Undoubtedly, good institutions are indeed part of the answer to the different wealths of nations. Many, perhaps most, economists go further and believe that good institutions are overwhelmingly the most important explanation. Many governments, agencies, and foundations base their policies, foreign aid, and loans on this explanation, by making the development of good institutions in poor countries their top priority.

But there is increasing recognition that this good-institutions view is incomplete—not wrong, just incomplete—and that other important factors need addressing if poor countries are to become rich. This recognition has its own policy implications. One cannot just introduce good institutions to poor countries like Paraguay and Mali and expect those countries to adopt the institutions and achieve the per-capita GNPs of the United States and Switzerland. The criticisms of the good-institutions view are of two main types. One type recognizes the importance of other proximate variables besides good institutions, such as public health, soil- and climate-imposed limits on agricultural productivity, and environmental fragility. The other type concerns the origin of good institutions.

According to the latter criticism, it is not enough to consider good institutions as a proximate influence whose origins are of no further practical interest. Good institutions are not a random variable that could have popped up anywhere around the globe, in Denmark or in Somalia, with equal probability. Instead, it seems to me that, in the past, good institutions always arose because of a long chain of historical connections from ultimate causes rooted in geography to the proximate dependent variables of the institutions. We must understand that chain if we hope, now, to produce good institutions quickly in countries lacking them.

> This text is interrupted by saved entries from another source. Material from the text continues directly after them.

__device__ void mr_producer(const MkPhase* __restrict__ phases, int n_phases, const MrRing R, unsigned full0, unsigned done0, unsigned ring0,
                            MkPhase* s_pd, volatile unsigned* s_seq, volatile int* s_abort, int* s_prod_done, unsigned long long* prof_tail) {
    const int lane = threadIdx.x & 31;
    const int pt = (int)threadIdx.x - MK_THREADS;
    unsigned long long p_trips = 0, p_cyc = 0, p_iss = 0;
    for (int i = lane; i < MR_DESC_WORDS; i += 32) ((int*)&s_pd[0])[i] = ((const int*)phases)[i];
    __syncwarp();
    unsigned ent = 0;
    bool dead = false;
    for (int p = 0; p < n_phases && !dead; p++) {
        int nw[MR_DESC_PER_LANE];
#pragma unroll
        for (int j = 0; j < MR_DESC_PER_LANE; j++) { const int i = lane + 32 * j; nw[j] = (p + 1 < n_phases && i < MR_DESC_WORDS) ? ((const int*)(phases + p + 1))[i] : 0; }
        const MkPhase& ph = s_pd[p & 1];
        if (ph.type == MK_MATVEC && ph.act_type != CC_Q8_K) {
            const StreamArgs& A = ph.mv;
            const StreamMats& M = A.mats;
            const MrGeo g = mr_geo(A);
            const unsigned BB = ph.wtype == CC_Q8_0 ? 32u : 16u;
            const unsigned doff = MK_SEG * 32u * BB;
// ... 10 lines not shown
                    if (j < Npair) { const int P = j / twoE, w = j - P * twoE; u = 2 * P + (w & 1); vs = w >> 1; }
                    else { u = g.n_units - 1; vs = j - Npair; }
                    const int v = vs / g.NSEG, sg = vs - v * g.NSEG;
                    int mat;
                    const int r = mr_locate(M, g, g.first + u * g.stride, v, mat);
                    q0 = M.qs[mat] + ((size_t)r * g.nb + (size_t)sg * (MK_SEG * 32)) * BB;
                    d0 = M.d[mat] + (size_t)r * CC_D_STRIDE(g.nb) + sg * (MK_SEG * 32);
                    nbe = (unsigned)min(MK_SEG * 32, g.nb - MK_SEG * 32 * sg);
                    e = ent + (unsigned)j; slot = e % (unsigned)R.nslots; use = e / (unsigned)R.nslots;
                    have = true;
                }
                if (!use || mr_ld_acquire_shared(done0 + 4u * slot) == e - (unsigned)R.nslots + 1u) {
                    const unsigned fb = full0 + 8u * slot, dst = ring0 + slot * (unsigned)R.slot_bytes;
                    const unsigned dbytes = (nbe * 2u + 15u) & ~15u;
                    mr_expect_tx(fb, nbe * BB + dbytes);
                    mr_bulk_g2s(dst, q0, nbe * BB, fb);
                    mr_bulk_g2s(dst + doff, d0, dbytes, fb);
                    __threadfence_block();
                    s_seq[slot] = e + 1u;
                    j += 32 * MR_PRODUCER_WARPS; have = false; p_iss++;
                } else if ((++it & 0x3FFu) == 0 && *s_abort) { mydead = true; break; }
            }
            p_cyc += (unsigned long long)(clock64() - pc0);
            dead = __any_sync(0xffffffffu, mydead);
            ent += (unsigned)N;
        }
        __syncwarp();
#pragma unroll
        for (int j = 0; j < MR_DESC_PER_LANE; j++) { const int i = lane + 32 * j; if (i < MR_DESC_WORDS) ((int*)&s_pd[(p + 1) & 1])[i] = nw[j]; }
        __syncwarp();
    }
    if (lane == 0) { __threadfence_block(); atomicAdd(s_prod_done, 1); }
// ... 64 lines not shown
            const int asv = as_l[(seg * MK_SEG + g) * 32];
            const int4 loA = make_int4(wA.x & 0x0F0F0F0F, wA.y & 0x0F0F0F0F, wA.z & 0x0F0F0F0F, wA.w & 0x0F0F0F0F);
            const int4 hiA = make_int4((wA.x >> 4) & 0x0F0F0F0F, (wA.y >> 4) & 0x0F0F0F0F, (wA.z >> 4) & 0x0F0F0F0F, (wA.w >> 4) & 0x0F0F0F0F);
            const int4 loB = make_int4(wB.x & 0x0F0F0F0F, wB.y & 0x0F0F0F0F, wB.z & 0x0F0F0F0F, wB.w & 0x0F0F0F0F);
            const int4 hiB = make_int4((wB.x >> 4) & 0x0F0F0F0F, (wB.y >> 4) & 0x0F0F0F0F, (wB.z >> 4) & 0x0F0F0F0F, (wB.w >> 4) & 0x0F0F0F0F);
            const int sumA = mk_dp16(loA, alo) + mk_dp16(hiA, ahi) - 8 * asv;
            const int sumB = mk_dp16(loB, alo) + mk_dp16(hiB, ahi) - 8 * asv;
            accA += (float)sumA * h2f_bits(sA) * adv;
            accB += (float)sumB * h2f_bits(sB) * adv;
        }
    }
    partA = accA; partB = accB;
}
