template <int BITS>
__device__ __forceinline__ void kk_item(const uint32_t* __restrict__ w, const int a, const uint32_t base, const int hq,
                                        const float2* __restrict__ cs, float2& acc) {
  using C = KKCfg<BITS>;
  constexpr int CS = C::CS;
  constexpr int HI = kHalf * CS;
  uint32_t alo[8], ahi[8];
  if constexpr (BITS == 4) {
    const uint32_t e0 = (w[0] << 2) & 0x3C3C3C3Cu, o0 = (w[0] >> 2) & 0x3C3C3C3Cu;
    const uint32_t e1 = (w[1] << 2) & 0x3C3C3C3Cu, o1 = (w[1] >> 2) & 0x3C3C3C3Cu;
    static_for<0, 8>([&](auto ik) {
      constexpr int k = decltype(ik)::v;
      alo[k] = __byte_perm((k & 1) ? o0 : e0, base, 0x7650 | (k >> 1));
      ahi[k] = __byte_perm((k & 1) ? o1 : e1, base, 0x7650 | (k >> 1));
    });
  } else if constexpr (BITS == 2) {
    const int sh = 16 * (a & 1);
    const uint32_t x0 = w[0] >> sh, x1 = w[1] >> sh;
    const uint32_t m00 = (x0 << 2) & 0x0C0Cu, m01 = x0 & 0x0C0Cu, m02 = (x0 >> 2) & 0x0C0Cu, m03 = (x0 >> 4) & 0x0C0Cu;
    const uint32_t m10 = (x1 << 2) & 0x0C0Cu, m11 = x1 & 0x0C0Cu, m12 = (x1 >> 2) & 0x0C0Cu, m13 = (x1 >> 4) & 0x0C0Cu;
    static_for<0, 8>([&](auto ik) {
      constexpr int k = decltype(ik)::v;
      const uint32_t s0 = (k & 3) == 0 ? m00 : ((k & 3) == 1 ? m01 : ((k & 3) == 2 ? m02 : m03));
      const uint32_t s1 = (k & 3) == 0 ? m10 : ((k & 3) == 1 ? m11 : ((k & 3) == 2 ? m12 : m13));
      alo[k] = __byte_perm(s0, base, 0x7650 | (k >> 2));
      ahi[k] = __byte_perm(s1, base, 0x7650 | (k >> 2));
    });
  } else {
    const int sh = (24 * (a & 3)) & 31;
    const uint32_t x0 = __funnelshift_r(w[0], w[1], sh), x1 = __funnelshift_r(w[2], w[3], sh);
    static_for<0, 8>([&](auto ik) {
      constexpr int k = decltype(ik)::v;
      alo[k] = ((3 * k >= 2 ? (x0 >> (3 * k - 2)) : (x0 << (2 - 3 * k))) & 0x1Cu) | base;
      ahi[k] = ((3 * k >= 2 ? (x1 >> (3 * k - 2)) : (x1 << (2 - 3 * k))) & 0x1Cu) | base;
    });
  }
  static_for<0, 8>([&](auto ik) {
    constexpr int k = decltype(ik)::v;
    const float2 x = make_float2(lds_f1<k * CS>(alo[k]), lds_f1<k * CS + HI>(ahi[k]));
    const float4 qr = c_qrot[hq * kHalf + 8 * a + k];
    const float2 kap = [&] {
      const float2 t = fmul2(make_float2(cs[k].y, cs[k].y), make_float2(qr.z, qr.w));
      float2 r = t;
      ffma2(r, make_float2(cs[k].x, cs[k].x), make_float2(qr.x, qr.y));
      return r;
    }();
    ffma2(acc, x, kap);
  });
}

template <int BITS>
__global__ void __launch_bounds__(KKCfg<BITS>::kThreads, 1) k_scores_kappa_kernel(const KParams p) {
  using C = KKCfg<BITS>;
  constexpr int N = C::N, W = C::W, G = C::G, TT = C::TT, NRW = C::NRW, D = C::D, CS = C::CS;
  extern __shared__ unsigned char smem_raw[];
  unsigned char* smem = smem_raw + ((256u - (smem_u32(smem_raw) & 255u)) & 255u);
  unsigned char* s_tab = smem;
  uint32_t* s_ring = reinterpret_cast<uint32_t*>(smem + (size_t)G * kHeadDim * CS);

  const int tid = threadIdx.x;
  const uint64_t pol_stream = policy_evict_first(), pol_keep = policy_evict_last();
  const int h0 = blockIdx.y * G;
  const int nh = min(G, p.H - h0);

  for (int i = tid; i < nh * kHeadDim * N; i += C::kThreads) {
    const int hc = i / N, code = i - hc * N;
    *reinterpret_cast<float*>(s_tab + (size_t)hc * CS + code * 4) = p.lut[((int64_t)h0 * kHeadDim) * N + i];
  }
  __syncthreads();
  const uint32_t tab0 = smem_u32(s_tab);
  const uint32_t ring0 = smem_u32(s_ring) + tid * 4;

  const int64_t tile_first = (int64_t)blockIdx.x * p.tiles_per_cta;
  const int64_t tile_end = min(tile_first + p.tiles_per_cta, (p.L + TT - 1) / TT);
  const int64_t t_limit = min(p.L, tile_end * TT);
  const uint32_t* cbase = p.cache + (int64_t)h0 * W * p.Lmax;
  const uint32_t pitch = (uint32_t)p.Lmax * 4u;
  const unsigned char* cb0 = reinterpret_cast<const unsigned char*>(cbase);
  int64_t t_cur = tile_first * TT + tid;
  auto prefetch = [&](int nxt, int a, int hl, int slot) {
    const int64_t t = t_cur + (nxt ? TT : 0);
    const int ok = (t < t_limit) && (hl < nh);
    const unsigned char* src = cb0 + t * 4;
#pragma unroll
    for (int i = 0; i < NRW; ++i)
      cp_async4(ring0 + (uint32_t)(slot * NRW + i) * (TT * 4),
                src + (uint64_t)(uint32_t)(hl * W + chunk_word_row<BITS>(a, i)) * pitch, pol_stream, ok);
    cp_async_commit();
  };
  auto load_cs = [&](float2* dst, int64_t tile, int a) {
    const int64_t t = tile * TT + tid;
    if (t < t_limit) {
      const float2* rp = p.rope + (t + p.pos_offset) + (int64_t)(8 * a) * p.rope_npos;
#pragma unroll
      for (int k = 0; k < 8; ++k) dst[k] = ld_keep_f2(rp + (int64_t)k * p.rope_npos, pol_keep);
    }
  };

  static_for<0, D>([&](auto id) {
    constexpr int d = decltype(id)::v;
    prefetch((d / G) / 8, (d / G) % 8, d % G, d % D);
  });
  float2 cs[8], csn[8];
#pragma unroll
  for (int k = 0; k < 8; ++k) { cs[k] = make_float2(0.f, 0.f); csn[k] = make_float2(0.f, 0.f); }
  load_cs(cs, tile_first, 0);

  for (int64_t tile = tile_first; tile < tile_end; ++tile) {
    const int64_t t = tile * TT + tid;
    t_cur = t;
    const bool live = t < p.L;
    float2 acc[G];
#pragma unroll
    for (int g = 0; g < G; ++g) acc[g] = make_float2(0.f, 0.f);

    for (int a = 0; a < 8; ++a) {
      load_cs(csn, a == 7 ? tile + 1 : tile, (a + 1) & 7);
      static_for<0, G>([&](auto ig) {
        constexpr int hl = decltype(ig)::v;
        cp_async_wait<D - 1>();
        uint32_t w[NRW];
        constexpr int slot = hl % D;
#pragma unroll
        for (int i = 0; i < NRW; ++i) w[i] = lds_u32(ring0 + (uint32_t)(slot * NRW + i) * (TT * 4));
        {
          constexpr int hn = (hl + D) % G;
          constexpr int wrap = (hl + D) / G;
          const int an = a + wrap;
          prefetch(an >> 3, an & 7, hn, slot);
        }
        if (hl < nh)
          kk_item<BITS>(w, a, tab0 + (uint32_t)hl * (kHeadDim * CS) + (uint32_t)a * (8 * CS), h0 + hl, cs, acc[hl]);
      });
#pragma unroll
      for (int k = 0; k < 8; ++k) cs[k] = csn[k];
    }

#pragma unroll
    for (int hl = 0; hl < G; ++hl) {
      if (hl < nh) {
        float s = acc[hl].x + acc[hl].y;
        if (live) {
          float* o = p.out + (int64_t)(h0 + hl) * p.out_stride + t;
          if (p.accumulate) s += *o;
          s *= p.scale;
          *o = s;
        }
        if (p.gmax != nullptr) {
          const float m = warp_max(live ? s : -INFINITY);
          if ((tid & 31) == 0 && m > -INFINITY) atomic_max_float(p.gmax + h0 + hl, m);
        }
      }
    }
  }
  cp_async_wait<0>();
}

__global__ void k_qrot_prep_kernel(const float* __restrict__ q, float4* __restrict__ scratch, int H) {
  const int i = blockIdx.x * blockDim.x + threadIdx.x;
  if (i >= H * kHalf) return;
  const int h = i / kHalf, j = i - h * kHalf;
  const float a = q[h * kHeadDim + j], b = q[h * kHeadDim + j + kHalf];
  scratch[i] = make_float4(a, b, b, -a);
}

static float4* g_qrot_scratch[32] = {nullptr};

static int upload_qrot(const float* q, int H, cudaStream_t st) {
  int dev = 0;
  cudaGetDevice(&dev);
  if (dev < 0 || dev >= 32) return KVQ_E_UNSUPPORTED;
  if (!g_qrot_scratch[dev]) {
    cudaError_t e = cudaMalloc(&g_qrot_scratch[dev], sizeof(float4) * kMaxConstHeads * kHalf);
    if (e != cudaSuccess) return (int)e;
  }
  k_qrot_prep_kernel<<<(H * kHalf + 255) / 256, 256, 0, st>>>(q, g_qrot_scratch[dev], H);
  KVQ_LAUNCH_CHECK();
  cudaError_t e = cudaMemcpyToSymbolAsync(c_qrot, g_qrot_scratch[dev], sizeof(float4) * H * kHalf, 0,
                                          cudaMemcpyDeviceToDevice, st);
  return e == cudaSuccess ? 0 : (int)e;
}

template <int BITS>
static int launch_k_kappa(const KParams& p, cudaStream_t st) {
  using C = KKCfg<BITS>;
  const size_t smem = 256 + (size_t)C::G * kHeadDim * C::CS + (size_t)C::D * C::NRW * C::TT * 4;
  static PerDeviceOnce attr_once;
  bool& attr_done = attr_once.cur();
  if (!attr_done) {
    cudaError_t e = cudaFuncSetAttribute(k_scores_kappa_kernel<BITS>, cudaFuncAttributeMaxDynamicSharedMemorySize, (int)smem);
    if (e != cudaSuccess) return (int)e;
    attr_done = true;
  }
  int rc = upload_qrot(p.q, p.H, st);
  if (rc != 0) return rc;
  const int n_groups = (p.H + C::G - 1) / C::G;
  const int64_t n_tiles = (p.L + C::TT - 1) / C::TT;
  int dev = 0, sms = 132;
  cudaGetDevice(&dev);
  cudaDeviceGetAttribute(&sms, cudaDevAttrMultiProcessorCount, dev);
  const int64_t max_splits = sms / n_groups > 0 ? sms / n_groups : 1;
  KParams q = p;
  q.tiles_per_cta = (int)((n_tiles + max_splits - 1) / max_splits);
  const int64_t splits = (n_tiles + q.tiles_per_cta - 1) / q.tiles_per_cta;
  k_scores_kappa_kernel<BITS><<<dim3((unsigned)splits, (unsigned)n_groups), C::kThreads, smem, st>>>(q);
  KVQ_LAUNCH_CHECK();
  return 0;
}

constexpr int kOutThreads = 256;
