__device__ __forceinline__ uint32_t smem_u32(const void* p) {
  return static_cast<uint32_t>(__cvta_generic_to_shared(p));
}
__device__ __forceinline__ void mbar_init(uint32_t bar, uint32_t count) {
  asm volatile("mbarrier.init.shared::cta.b64 [%0], %1;" ::"r"(bar), "r"(count));
}
__device__ __forceinline__ void mbar_expect_tx(uint32_t bar, uint32_t bytes) {
  asm volatile("mbarrier.arrive.expect_tx.shared::cta.b64 _, [%0], %1;" ::"r"(bar), "r"(bytes) : "memory");
}
__device__ __forceinline__ void mbar_arrive(uint32_t bar) {
  asm volatile("mbarrier.arrive.shared::cta.b64 _, [%0];" ::"r"(bar) : "memory");
}
__device__ volatile uint32_t* g_tcs_dbg = nullptr;
__device__ __forceinline__ void dbg_mark(int idx, uint32_t v) {
  volatile uint32_t* d = g_tcs_dbg;
  if (d != nullptr && blockIdx.x == 0) d[8 + idx] = v;
}
__device__ __forceinline__ void mbar_wait(uint32_t bar, uint32_t parity, uint32_t tag = 0) {
  uint32_t ok = 0;
  for (uint32_t it = 0; !ok; ++it) {
    asm volatile(
        "{\n\t.reg .pred p;\n\tmbarrier.try_wait.parity.shared::cta.b64 p, [%1], %2;\n\tselp.u32 %0, 1, 0, p;\n\t}"
        : "=r"(ok)
        : "r"(bar), "r"(parity)
        : "memory");
    if (!ok && it > (1u << 22)) {
      volatile uint32_t* d = g_tcs_dbg;
      if (d != nullptr && atomicCAS(const_cast<uint32_t*>(d), 0u, 1u) == 0u) {
        d[1] = bar;
        d[2] = parity;
        d[3] = tag;
        d[4] = blockIdx.x;
        d[5] = threadIdx.x;
        __threadfence_system();
      }
      __trap();
    }
  }
}
__device__ __forceinline__ void tma_load_2d(uint32_t dst, const CUtensorMap* map, uint32_t bar, int c0, int c1) {
  asm volatile(
      "cp.async.bulk.tensor.2d.shared::cluster.global.mbarrier::complete_tx::bytes [%0], [%1, {%3, %4}], [%2];" ::"r"(dst),
      "l"(map), "r"(bar), "r"(c0), "r"(c1)
      : "memory");
}
__device__ __forceinline__ void tc_fence_before() { asm volatile("tcgen05.fence::before_thread_sync;" ::: "memory"); }
__device__ __forceinline__ void tc_fence_after() { asm volatile("tcgen05.fence::after_thread_sync;" ::: "memory"); }
__device__ __forceinline__ void tc_commit(uint32_t bar) {
  asm volatile("tcgen05.commit.cta_group::1.mbarrier::arrive::one.shared::cluster.b64 [%0];" ::"r"(bar) : "memory");
}
__device__ __forceinline__ void mma_i8_ts(uint32_t d, uint32_t a_tmem, uint64_t bdesc, uint32_t idesc, uint32_t acc) {
  asm volatile(
      "{\n\t.reg .pred p;\n\tsetp.ne.b32 p, %4, 0;\n\t"
      "tcgen05.mma.cta_group::1.kind::i8 [%0], [%1], %2, %3, p;\n\t}" ::"r"(d),
      "r"(a_tmem), "l"(bdesc), "r"(idesc), "r"(acc)
      : "memory");
}
__device__ __forceinline__ void tc_ld32(uint32_t taddr, uint32_t (&v)[32]) {
  asm volatile(
      "tcgen05.ld.sync.aligned.32x32b.x32.b32 "
      "{%0, %1, %2, %3, %4, %5, %6, %7, %8, %9, %10, %11, %12, %13, %14, %15, "
      "%16, %17, %18, %19, %20, %21, %22, %23, %24, %25, %26, %27, %28, %29, %30, %31}, [%32];"
      : "=r"(v[0]), "=r"(v[1]), "=r"(v[2]), "=r"(v[3]), "=r"(v[4]), "=r"(v[5]), "=r"(v[6]), "=r"(v[7]), "=r"(v[8]),
        "=r"(v[9]), "=r"(v[10]), "=r"(v[11]), "=r"(v[12]), "=r"(v[13]), "=r"(v[14]), "=r"(v[15]), "=r"(v[16]),
        "=r"(v[17]), "=r"(v[18]), "=r"(v[19]), "=r"(v[20]), "=r"(v[21]), "=r"(v[22]), "=r"(v[23]), "=r"(v[24]),
        "=r"(v[25]), "=r"(v[26]), "=r"(v[27]), "=r"(v[28]), "=r"(v[29]), "=r"(v[30]), "=r"(v[31])
      : "r"(taddr)
      : "memory");
  asm volatile("tcgen05.wait::ld.sync.aligned;" ::: "memory");
}
__device__ __forceinline__ void tc_ld32_nowait(uint32_t taddr, uint32_t (&v)[32]) {
  asm volatile(
      "tcgen05.ld.sync.aligned.32x32b.x32.b32 "
      "{%0, %1, %2, %3, %4, %5, %6, %7, %8, %9, %10, %11, %12, %13, %14, %15, "
      "%16, %17, %18, %19, %20, %21, %22, %23, %24, %25, %26, %27, %28, %29, %30, %31}, [%32];"
      : "=r"(v[0]), "=r"(v[1]), "=r"(v[2]), "=r"(v[3]), "=r"(v[4]), "=r"(v[5]), "=r"(v[6]), "=r"(v[7]), "=r"(v[8]),
        "=r"(v[9]), "=r"(v[10]), "=r"(v[11]), "=r"(v[12]), "=r"(v[13]), "=r"(v[14]), "=r"(v[15]), "=r"(v[16]),
        "=r"(v[17]), "=r"(v[18]), "=r"(v[19]), "=r"(v[20]), "=r"(v[21]), "=r"(v[22]), "=r"(v[23]), "=r"(v[24]),
        "=r"(v[25]), "=r"(v[26]), "=r"(v[27]), "=r"(v[28]), "=r"(v[29]), "=r"(v[30]), "=r"(v[31])
      : "r"(taddr)
      : "memory");
}
__device__ __forceinline__ void tc_wait_ld() { asm volatile("tcgen05.wait::ld.sync.aligned;" ::: "memory"); }
__device__ __forceinline__ void tc_st32(uint32_t taddr, const uint32_t (&v)[32]) {
  asm volatile(
      "tcgen05.st.sync.aligned.32x32b.x32.b32 [%0], "
      "{%1, %2, %3, %4, %5, %6, %7, %8, %9, %10, %11, %12, %13, %14, %15, %16, "
      "%17, %18, %19, %20, %21, %22, %23, %24, %25, %26, %27, %28, %29, %30, %31, %32};" ::"r"(taddr),
      "r"(v[0]), "r"(v[1]), "r"(v[2]), "r"(v[3]), "r"(v[4]), "r"(v[5]), "r"(v[6]), "r"(v[7]), "r"(v[8]), "r"(v[9]),
      "r"(v[10]), "r"(v[11]), "r"(v[12]), "r"(v[13]), "r"(v[14]), "r"(v[15]), "r"(v[16]), "r"(v[17]), "r"(v[18]),
      "r"(v[19]), "r"(v[20]), "r"(v[21]), "r"(v[22]), "r"(v[23]), "r"(v[24]), "r"(v[25]), "r"(v[26]), "r"(v[27]),
      "r"(v[28]), "r"(v[29]), "r"(v[30]), "r"(v[31])
      : "memory");
}
__device__ __forceinline__ void tc_st8(uint32_t taddr, uint32_t v0) {
  const uint32_t z = 0;
  asm volatile("tcgen05.st.sync.aligned.32x32b.x8.b32 [%0], {%1, %2, %3, %4, %5, %6, %7, %8};" ::"r"(taddr), "r"(v0),
               "r"(z), "r"(z), "r"(z), "r"(z), "r"(z), "r"(z), "r"(z)
               : "memory");
}
__device__ __forceinline__ void tc_wait_st() { asm volatile("tcgen05.wait::st.sync.aligned;" ::: "memory"); }
__device__ __forceinline__ uint64_t umma_desc(uint32_t saddr) {
  return static_cast<uint64_t>((saddr >> 4) & 0x3FFFu) | (1ull << 16) | (64ull << 32) | (1ull << 46) | (2ull << 61);
}
__device__ __forceinline__ uint32_t elect_one() {
  uint32_t pred;
  asm volatile("{\n\t.reg .pred P;\n\telect.sync _|P, 0xFFFFFFFF;\n\tselp.u32 %0, 1, 0, P;\n\t}" : "=r"(pred));
  return pred;
}
__device__ __forceinline__ uint32_t shl_clamp(uint32_t v, uint32_t sh) {
  uint32_t r;
  asm("shl.b32 %0, %1, %2;" : "=r"(r) : "r"(v), "r"(sh));
  return r;
}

At the time that I wrote GGS, I commented, “The nations rising to new power [today] are still ones that were incorporated thousands of years ago into the old centers of dominance based on food production, or that have been repopulated by peoples from those centers…. The hand of history’s course at 8,000 B.C. lies heavily on us.” Two new papers by economists (Olsson and Hibbs, and Bockstette, Chanda, and Putterman) have subjected this postulated heavy hand of history to detailed tests. It turns out that countries in regions with long histories of state societies or agriculture have higher per-capita GNP than countries with short histories, even after other variables have been controlled. The effect explains a large fraction of the variance in GNP. Even just among countries with still-low or recently low GNPs, countries in regions with long histories of state societies or agriculture, like South Korea, Japan, and China, have higher growth rates than countries with short histories, such as New Guinea and the Philippines, even though some of the countries with short histories are much richer in natural resources.

There are many obvious reasons for these effects of history, such as that long experience of state societies and agriculture implies experienced administrators, experience with market economies, and so on. Statistically, part of that ultimate effect of history proves to be mediated by the familiar proximate causes of good institutions. But there is still a large effect of history remaining after one controls for the usual measures of good institutions. Hence there must be other mediating proximate mechanisms as well. Thus a key problem will be to understand the detailed chain of causation from a long history of state societies and agriculture to modern economic growth, in order to help developing countries advance up that chain more quickly.

In short, the themes of GGS seem to me to be not only a driving force in the ancient world but also a ripe area for study in the modern world.